> **What is expected**: Transcribe, word for word and without additions, each line below from the one containing "nfb_handle* h, bool" through the one containing "true, true, s))", both ends included.

[Records contained in a dataset]
template <int C, int HC, int TT, bool QKV>
__global__ __launch_bounds__(256, 2) void tail_fwd_fused_kernel(TailFwdArgs p) {
  constexpr size_t PATCH = (size_t)4 * 16 * (C + 4) * 4, TILE = (size_t)4 * 16 * TT * (C + 8) * 2;
  constexpr size_t A = ProjFwdLds<C>::bytes > PATCH + TILE ? ProjFwdLds<C>::bytes : PATCH + TILE;
  constexpr size_t QB = QkvEpi<C>::bytes;
  constexpr size_t B = A > MlpFwdLds<C, HC>::bytes ? A : MlpFwdLds<C, HC>::bytes;
  constexpr size_t LDS = (QKV && QB > B) ? QB : B;
  __shared__ __attribute__((aligned(16))) char smem[LDS];
  bf16_t* tile = (bf16_t*)(smem + PATCH) + (threadIdx.x >> 6) * 16 * TT * (C + 8);
  proj_cln_fwd_body<C, TT>(p.pj, smem, tile);
  __builtin_amdgcn_wave_barrier();
  mlp_fwd_body<C, HC, TT, true>(p.m, smem, tile, QKV ? tile : nullptr);
  if (QKV) {
    __builtin_amdgcn_wave_barrier();
    qkv_epilogue<C, TT>(tile, p.Wqkv, p.bqkv, p.qkv, p.m.M, smem);
  }
}

template <int C, int HC, int TT>
static int launch_tail_fwd(const TailFwdArgs& a, hipStream_t s) {
  dim3 grid((a.m.M + 64 * TT - 1) / (64 * TT)), block(256);
  if (a.qkv) hipLaunchKernelGGL((tail_fwd_fused_kernel<C, HC, TT, true>), grid, block, 0, s, a);
  else hipLaunchKernelGGL((tail_fwd_fused_kernel<C, HC, TT, false>), grid, block, 0, s, a);
  return scot_check_launch();
}

struct ProjClnBwdArgs {
  const bf16_t* W;
  bf16_t* da;
  ClnRowsBwd b;
  int use_tr;
};

template <int C> struct ProjBwdLds {
  static constexpr size_t WBYTES = (size_t)96 * (C + 8) * 2, PBYTES = (size_t)4 * 16 * (C + 4) * 4, P1BYTES = ClnBwdLds<C>::bytes;
  static constexpr size_t bytes = WBYTES > PBYTES ? (WBYTES > P1BYTES ? WBYTES : P1BYTES) : (PBYTES > P1BYTES ? PBYTES : P1BYTES);
};

template <int C, int TT, bool GREG>
__device__ __forceinline__ void proj_cln_bwd_body(const ProjClnBwdArgs& p, char* smem, const float (*greg)[(C + 31) / 32][8]) {
  constexpr bool RAG = (C % 32) != 0;
  constexpr int NT = C / 16, KC = RAG ? KPitch<C>::KP : 96, NKC = RAG ? 1 : C / KC;
  constexpr int KCR = RAG ? C : KC;
  constexpr int PW = C + 8;
  constexpr int NP = KCR * C / 8, PWN = (NP + 255) / 256;
  constexpr int CP = C + 4;
// ... 51 lines not shown
      for (int pp = 0; pp < (C + 31) / 32; ++pp) {
        const int col = pp * 32 + q * 8;
        if (RAG && col >= C) continue;
        const float4 x0 = *(const float4*)(Ct + prow * CP + col), x1 = *(const float4*)(Ct + prow * CP + col + 4);
        const float o[8] = {x0.x, x0.y, x0.z, x0.w, x1.x, x1.y, x1.z, x1.w};
        st8(p.da, SCOT_BF16, (size_t)grow * C + col, o);
      }
    }
    __builtin_amdgcn_wave_barrier();
  }
}

template <int C, int TT>
__global__ __launch_bounds__(256, 2) void proj_cln_bwd_fused_kernel(ProjClnBwdArgs p) {
  __shared__ __attribute__((aligned(16))) char smem[ProjBwdLds<C>::bytes];
  proj_cln_bwd_body<C, TT, false>(p, smem, nullptr);
}

struct TailBwdArgs {
  MlpBwdArgs m; ProjClnBwdArgs pj;
  const bf16_t* dqkv; const bf16_t* Wqkv;
};

template <int C, int TT>
__device__ __forceinline__ void qkv_dgrad_prologue(const bf16_t* dqkv, const bf16_t* Wqkv, float* gio, int M, char* smem, int use_tr,
                                                   float (*gk)[C / 32][8]) {
  constexpr int K3 = 3 * C, NT = C / 16, KC = 96, NKC = K3 / KC;
  constexpr int PW = C + 8, NP = KC * C / 8, PWN = (NP + 255) / 256, CP = C + 4;
  bf16_t* Wc = (bf16_t*)smem;
  const int tid = threadIdx.x, lane = tid & 63, wave = tid >> 6, g = lane >> 4, lc = lane & 15;
  const int row0 = (blockIdx.x * 4 + wave) * (16 * TT);
  f32x4_t Y[TT][NT];
#pragma unroll
  for (int tt = 0; tt < TT; ++tt)
#pragma unroll
    for (int nt = 0; nt < NT; ++nt) Y[tt][nt] = (f32x4_t){0.f, 0.f, 0.f, 0.f};
  u32x4_t rw[PWN];
#pragma unroll
  for (int kc = 0; kc < NKC; ++kc) {
    const bf16_t* src = Wqkv + (size_t)kc * KC * C;
#pragma unroll
    for (int u = 0; u < PWN; ++u) rw[u] = *(const u32x4_t*)(src + (size_t)min(tid + u * 256, NP - 1) * 8);
    Frag<bf16_t> af[TT][KC / 32];
#pragma unroll
    for (int tt = 0; tt < TT; ++tt) {
      const bf16_t* arow = dqkv + (size_t)min(row0 + tt * 16 + lc, M - 1) * K3 + kc * KC + g * 8;
#pragma unroll
// ... 4 lines not shown
    for (int u = 0; u < PWN; ++u) {
      const int i = tid + u * 256;
      if (i < NP) *(u32x4_t*)(Wc + (i / (C / 8)) * PW + (i % (C / 8)) * 8) = rw[u];
    }
    __syncthreads();
#pragma unroll
    for (int j = 0; j < KC / 32; ++j)
#pragma unroll
      for (int nt = 0; nt < NT; ++nt) {
        const Frag<bf16_t> w = lds_frag_ks(Wc, PW, nt * 16, j * 32 + g * 8, j * 32 + g * 8 + 4, lane, use_tr);
#pragma unroll
        for (int tt = 0; tt < TT; ++tt) mma16(Y[tt][nt], af[tt][j], w);
      }
  }
  __syncthreads();
  float* Ct = (float*)smem + wave * 16 * CP;
  const int prow = lane >> 2, q = lane & 3;
#pragma unroll
  for (int tt = 0; tt < TT; ++tt) {
#pragma unroll
    for (int nt = 0; nt < NT; ++nt)
#pragma unroll
      for (int r = 0; r < 4; ++r) Ct[(g * 4 + r) * CP + nt * 16 + lc] = Y[tt][nt][r];
    __builtin_amdgcn_wave_barrier();
    const int grow = row0 + tt * 16 + prow;
#pragma unroll
    for (int pp = 0; pp < C / 32; ++pp) {
      const int col = pp * 32 + q * 8;
      if (grow < M) {
        const float4 x0 = *(const float4*)(Ct + prow * CP + col), x1 = *(const float4*)(Ct + prow * CP + col + 4);
        float gi[8];
        ld8(gio, SCOT_F32, (size_t)grow * C + col, gi);
        gi[0] += x0.x; gi[1] += x0.y; gi[2] += x0.z; gi[3] += x0.w; gi[4] += x1.x; gi[5] += x1.y; gi[6] += x1.z; gi[7] += x1.w;
        st8(gio, SCOT_F32, (size_t)grow * C + col, gi);
#pragma unroll
        for (int j = 0; j < 8; ++j) gk[tt][pp][j] = gi[j];
      } else {
#pragma unroll
        for (int j = 0; j < 8; ++j) gk[tt][pp][j] = 0.f;
      }
    }
    __builtin_amdgcn_wave_barrier();
  }
}
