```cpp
#define DSC_CONV_UPSAMPLE2X 1
#define DSC_CONV_STRIDE2 2
#define DSC_CONV_STRIDE2_PAD_BR 3
#define DSC_CONV_UPSAMPLE_CEIL 4
int dsc_conv3x3_supported(int B, int H, int W, int Cin, int Cout);
void dsc_debug_set_conv_stamps(void* device_buffer);
void dsc_debug_set_conv_ring(int stages);
size_t dsc_conv3x3_workspace_bytes(int B, int H, int W, int Cin, int Cout, int splits);
int dsc_conv3x3_nhwc_f16(const void* x, const void* w, const void* bias, const void* residual, void* out,
                         int B, int H, int W, int Cin, int Cout, int64_t ldx, int64_t ldr, int64_t ldo,
                         int resample, int out_nchw, int splits, int dtype, void* workspace, size_t workspace_bytes,
                         void* stream);

int dsc_conv3x3_up2x_pack_f16(const void* w, void* packed, int Cin, int Cout, void* stream);
int dsc_conv3x3_up2x_supported(int B, int h, int w, int Cin, int Cout);
size_t dsc_conv3x3_up2x_workspace_bytes(int B, int h, int w, int Cin, int Cout, int splits);
int dsc_conv3x3_up2x_nhwc_f16(const void* x, const void* w_packed, const void* bias, void* out, int B, int h, int w,
                              int Cin, int Cout, int splits, void* workspace, size_t workspace_bytes, int64_t ldx,
                              int64_t ldo, int dtype, void* stream);

int dsc_linear_ln_f16(const void* x, const void* w, const void* bias, const void* residual, void* out,
                      int64_t M, int N, int K, int64_t ldx, int64_t ldr, int64_t ldo, int geglu,
                      const float* ln_in, int ln_nb, const float* ln_cvec, float ln_eps, float* ln_out,
                      int dtype, void* stream);
void dsc_debug_set_gemm_stages(int stages);
int dsc_linear_qkv_f16(const void* x, const void* w, const void* bias, void* q_out, void* kv_out,
                       int64_t M, int C, int K, int64_t ldx, int64_t ldq, int heads, int seq_len,
                       const float* ln_in, int ln_nb, const float* ln_cvec, float ln_eps, int dtype, void* stream);

int dsc_conv3x3_fewcin_f16(const void* x_nchw, const void* w_t, const void* bias, void* out_nhwc,
                           int B, int Cin, int H, int W, int Cout, int dtype, void* stream);

int dsc_linear_lt_f16(const void* x, const void* w, const void* bias, const void* residual, void* out,
                      int64_t M, int N, int K, int64_t ldx, int64_t ldr, int64_t ldo, int dtype, void* stream);
int dsc_has_library_gemm(void);
int dsc_set_workspace_slot(int slot);
#define DSC_TUNE_LATENCY 0
#define DSC_TUNE_THROUGHPUT 1
int dsc_set_tuning_profile(int profile);
int dsc_get_tuning_profile(void);
void dsc_linear_lt_stats(long long out[3]);

#define DSC_ROWS_SINUSOID_IN 1
#define DSC_ROWS_SILU_OUT 2
int dsc_linear_rows_f16(const void* x, const void* w, const void* bias, void* out, int M, int N, int K,
                        int64_t ldx, int64_t ldo, int flags, int dtype, void* stream);

int dsc_add_layernorm(const void* x, const void* a, const void* gamma, const void* beta, void* sum_out, void* y,
                      int64_t rows, int C, float eps, int dtype, void* stream);

int dsc_geglu(const void* x, void* y, int64_t rows, int n, int dtype, void* stream);

int dsc_conv3x3_gn_rows(int B, int H, int W, int Cin, int Cout, int groups, int resample);
// ... 33 lines not shown
```

Before: 11.77 images/s.
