 int render_level(nfb_handle* h, int level, int B, int S, const float* origins, const float* directions,
-                 const float* z, bool use_warp, float* out, float* weights, cudaStream_t s) {
+                 const float* z, bool use_warp, float* out, float* weights, cudaStream_t s,
+                 float* warped = nullptr, const float* points = nullptr) {
   const long long rows = (long long)B * S;
   if (can_fuse_composite(h, S))
-    return run_field(h, level, rows, S, origins, directions, z, nullptr, nullptr, use_warp, false, s, out, weights);
-  if (run_field(h, level, rows, S, origins, directions, z, h->d_samples, nullptr, use_warp, false, s)) return -1;
+    return run_field(h, level, rows, S, origins, directions, z, nullptr, warped, use_warp, false, s, out, weights,
+                     points);
+  if (run_field(h, level, rows, S, origins, directions, z, h->d_samples, warped, use_warp, false, s, nullptr, nullptr,
+                points))
+    return -1;
   return run_composite(h, B, S, h->d_samples, z, directions, out, weights, s);
+}
+
+bool reuses_warp(const nfb_handle* h, bool use_warp) {
+  return use_warp && h->d_warped_c != nullptr;
+}
+
+int render_fine_reusing_warp(nfb_handle* h, int B, const float* origins, const float* directions,
+                             const float* zf, float* out, float* weights, cudaStream_t s) {
+  const nfb_config& c = h->cfg;
+  const int nc = c.num_coarse_samples, nf = c.num_fine_samples, n = nc + nf;
+  const bool prof = h->profiling;
+  if (prof) NFB_CUDA(cudaEventRecord(h->ev[1][0], s));
+  if (run_field(h, 1, (long long)B * nf, nf, origins, directions, h->d_znew, nullptr, h->d_warped_new, true, true, s))
+    return -1;
+  nfb::GatherWarpedArgs g{};
+  g.warped_c = h->d_warped_c; g.warped_new = h->d_warped_new; g.src = h->d_src; g.warped_fine = h->d_warped_fine;
+  g.num_rays = B; g.nc = nc; g.nf = nf;
+  const long long total = (long long)B * n;
+  nfb::gather_warped_kernel<<<(unsigned)((total + 255) / 256), 256, 0, s>>>(g);
+  if (launch_check(h, "gather_warped_kernel")) return -1;
+  if (render_level(h, 1, B, n, origins, directions, zf, true, out, weights, s, nullptr, h->d_warped_fine)) return -1;
+  if (prof) {
+    NFB_CUDA(cudaEventRecord(h->ev[1][1], s));
+    h->ev_valid[1] = true;
+  }
+  return 0;
 }
 
 int* g_abort_host = nullptr;
@@ -758,6 +791,14 @@
       dmalloc(&h->d_out_f, B * 6) || dmalloc(&h->d_in, B * 9))
     return bail(-1);
   if (cudaMalloc(&h->d_ids, (size_t)B * 3 * sizeof(unsigned)) != cudaSuccess) return bail(fail("cudaMalloc ids failed"));
+  if (c.warp_field_type != NFB_WARP_NONE && c.num_fine_samples > 0) {
+    const int nf = c.num_fine_samples;
+    if (dmalloc(&h->d_warped_c, B * nc * 3) || dmalloc(&h->d_warped_new, B * nf * 3) ||
+        dmalloc(&h->d_warped_fine, B * nfine * 3) || dmalloc(&h->d_znew, B * nf))
+      return bail(-1);
+    if (cudaMalloc(&h->d_src, (size_t)B * nfine * sizeof(uint16_t)) != cudaSuccess)
+      return bail(fail("cudaMalloc of %lld sample indices failed", B * nfine));
+  }
   if (cudaMemset(h->d_packed, 0, (size_t)h->packed_floats * sizeof(float)) != cudaSuccess) return bail(fail("cudaMemset failed"));
   if (cudaFuncSetAttribute(nfb::field_simt_kernel, cudaFuncAttributeMaxDynamicSharedMemorySize,
                            nfb::kSimtSmemBytes) != cudaSuccess)
@@ -774,8 +815,10 @@
   nfb::tc::destroy_tc(h);
   float* bufs[] = {h->d_packed, h->d_warp_table, h->d_app_table, h->d_cam_table, h->d_zlin,
                    h->d_lower, h->d_upper, h->d_ulin, h->d_window, h->d_cond, h->d_zc, h->d_zf,
-                   h->d_wc, h->d_samples, h->d_out_c, h->d_out_f, h->d_in};
+                   h->d_wc, h->d_samples, h->d_out_c, h->d_out_f, h->d_in, h->d_warped_c,
+                   h->d_warped_new, h->d_warped_fine, h->d_znew};
   for (float* p : bufs) if (p) cudaFree(p);
+  if (h->d_src) cudaFree(h->d_src);
   float* tbufs[] = {h->d_tape, h->d_gpacked, h->d_gwarp, h->d_gapp, h->d_gcam, h->d_dcond, h->d_tr_out, h->d_tr_w, h->d_loss,
                     h->d_ttape, reinterpret_cast<float*>(h->d_sel), h->d_time_tape};
   for (float* p : tbufs) if (p) cudaFree(p);
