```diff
@@ -130,6 +143,28 @@
 #pragma unroll
         for (int i = 0; i < C::M / 4 / C::T; ++i) {
           __builtin_nontemporal_store(q[i], &row4[C::T * i]);
+        }
+      }
+      if constexpr (ROWPICK) {
+        if (pk_take) {
+          using RP = RowPick<P>;
+          unsigned long long best = 0ull;
+#pragma unroll
+          for (int i = 0; i < RP::G; ++i) {
+            if (!((pk_groups >> i) & 1u)) continue;
+            best = RP::scan4(best, q[i].x, q[i].y, q[i].z, q[i].w, lm >> (4 * i), RP::key0(wg, i));
+          }
+          best = wave_max_u64(best);
+          if ((tt & 63) == 0) {
+            if (pk_both) {
+              red[tt >> 6] = best;
+            } else {
+              mx_pitch p;
+              p.bin = 0x7fffffff - (int)(unsigned)(best & 0xffffffffull);
+              p.mag = __uint_as_float((unsigned)(best >> 32));
+              a.pitch[fr] = p;
+            }
+          }
         }
       }
       if constexpr (CMAP) {
@@ -218,21 +253,28 @@
     constexpr bool kTw2Batch = (P::NB2 == 1);
     store_t1<P>(t, v, lds);
     MX_BARRIER();
-    if constexpr (DEFER || DIRECT) {
+    if constexpr ((DEFER || DIRECT) && !ROWPICK) {
       if (f > f0) flush_pitch(f - 1, t);
     }
     if constexpr (kTw2Batch) {
       cpx w2[P::R2 - 1];
+      if constexpr (ROWPICK) {
+        if (f > f0) flush_row(f - 1, t, bmask);
+      }
       load_t1_tw2<P>(t, v, lds, ltw2, w2);
-      if constexpr (DEFER) {
-        if (f > f0) flush_row(f - 1, t);
+      if constexpr (DEFER && !ROWPICK) {
+        if (f > f0) flush_row(f - 1, t, bmask);
       }
       MX_BARRIER();
+      if constexpr (ROWPICK) {
+        if (pk_both && f > f0) flush_pitch(f - 1, t);
+      }
       pass2_reg<P>(v, w2);
     } else {
+      static_assert(!ROWPICK, "row pick: one pass-2 butterfly per thread");
       load_t1<P>(t, v, lds);
       if constexpr (DEFER) {
-        if (f > f0) flush_row(f - 1, t);
+        if (f > f0) flush_row(f - 1, t, bmask);
       }
       MX_BARRIER();
       pass2<P>(t, v, ltw2);
@@ -270,7 +312,7 @@
     }
 
     unsigned long long best = 0ull;
-    if (a.pitch) {
+    if (!ROWPICK && a.pitch) {
       const unsigned klo = 0x7fffffffu - (unsigned)out_lo, khi = 0x7fffffffu - (unsigned)out_hi;
       const unsigned nlo = 0x7fffffffu - (unsigned)(C::M - out_lo), nhi = 0x7fffffffu - (unsigned)(C::M - out_hi);
 #pragma unroll
@@ -329,7 +371,7 @@
     if constexpr (!DEFER && !DIRECT) {
       if (want_rows) {
         MX_BARRIER();
-        flush_row(f, t);
+        flush_row(f, t, 0u);
         MX_BARRIER();
       } else {
         MX_BARRIER();
@@ -347,8 +389,14 @@
   if constexpr (DEFER || DIRECT) {
     if (f0 < f1) {
       MX_BARRIER();
-      flush_pitch(f1 - 1, t_);
-      if constexpr (DEFER) flush_row(f1 - 1, t_);
+      if constexpr (!ROWPICK) flush_pitch(f1 - 1, t_);
+      if constexpr (DEFER) flush_row(f1 - 1, t_, bmask_);
+      if constexpr (ROWPICK) {
+        if (pk_both) {
+          MX_BARRIER();
+          flush_pitch(f1 - 1, t_);
+        }
+      }
     }
   }
 }
diff --git a/melonix_amd/csrc/stft_kernels.hip b/melonix_amd/csrc/stft_kernels.hip
--- a/melonix_amd/csrc/stft_kernels.hip
+++ b/melonix_amd/csrc/stft_kernels.hip
@@ -24,6 +24,12 @@
 bool try_slide(const StftArgs &b, dim3 grid, dim3 block, hipStream_t s) {
   if constexpr (Slide<P, HOP>::ok && Tune<P>::slides(HOP)) {
     if (b.hop != HOP) return false;
+    if constexpr (Tune<P>::DEFER) {
+      if (b.mags != nullptr && b.pitch != nullptr) {
+        hipLaunchKernelGGL((stft_kernel<P, kBulkAligned, HOP, Tune<P>::WPE, true, false, false, false, false, true>), grid, block, 0, s, b);
+        return true;
+      }
+    }
     hipLaunchKernelGGL((stft_kernel<P, kBulkAligned, HOP, Tune<P>::WPE, Tune<P>::DEFER, false, false, Tune<P>::DIRECT>),
                        grid, block, 0, s, b);
     return true;
```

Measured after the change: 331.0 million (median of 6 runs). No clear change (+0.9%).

> **Your solution**:
+bool reuses_warp(const nfb_handle* h, bool use_warp) {
+  return use_warp && h->d_warped_c != nullptr;
+}
+
+int render_fine_reusing_warp(nfb_handle* h, int B, const float* origins, const float* directions,
+                             const float* zf, float* out, float* weights, cudaStream_t s) {
+  const nfb_config& c = h->cfg;
+  const int nc = c.num_coarse_samples, nf = c.num_fine_samples, n = nc + nf;
+  const bool prof = h->profiling;
+  if (prof) NFB_CUDA(cudaEventRecord(h->ev[1][0], s));
+  if (run_field(h, 1, (long long)B * nf, nf, origins, directions, h->d_znew, nullptr, h->d_warped_new, true, true, s))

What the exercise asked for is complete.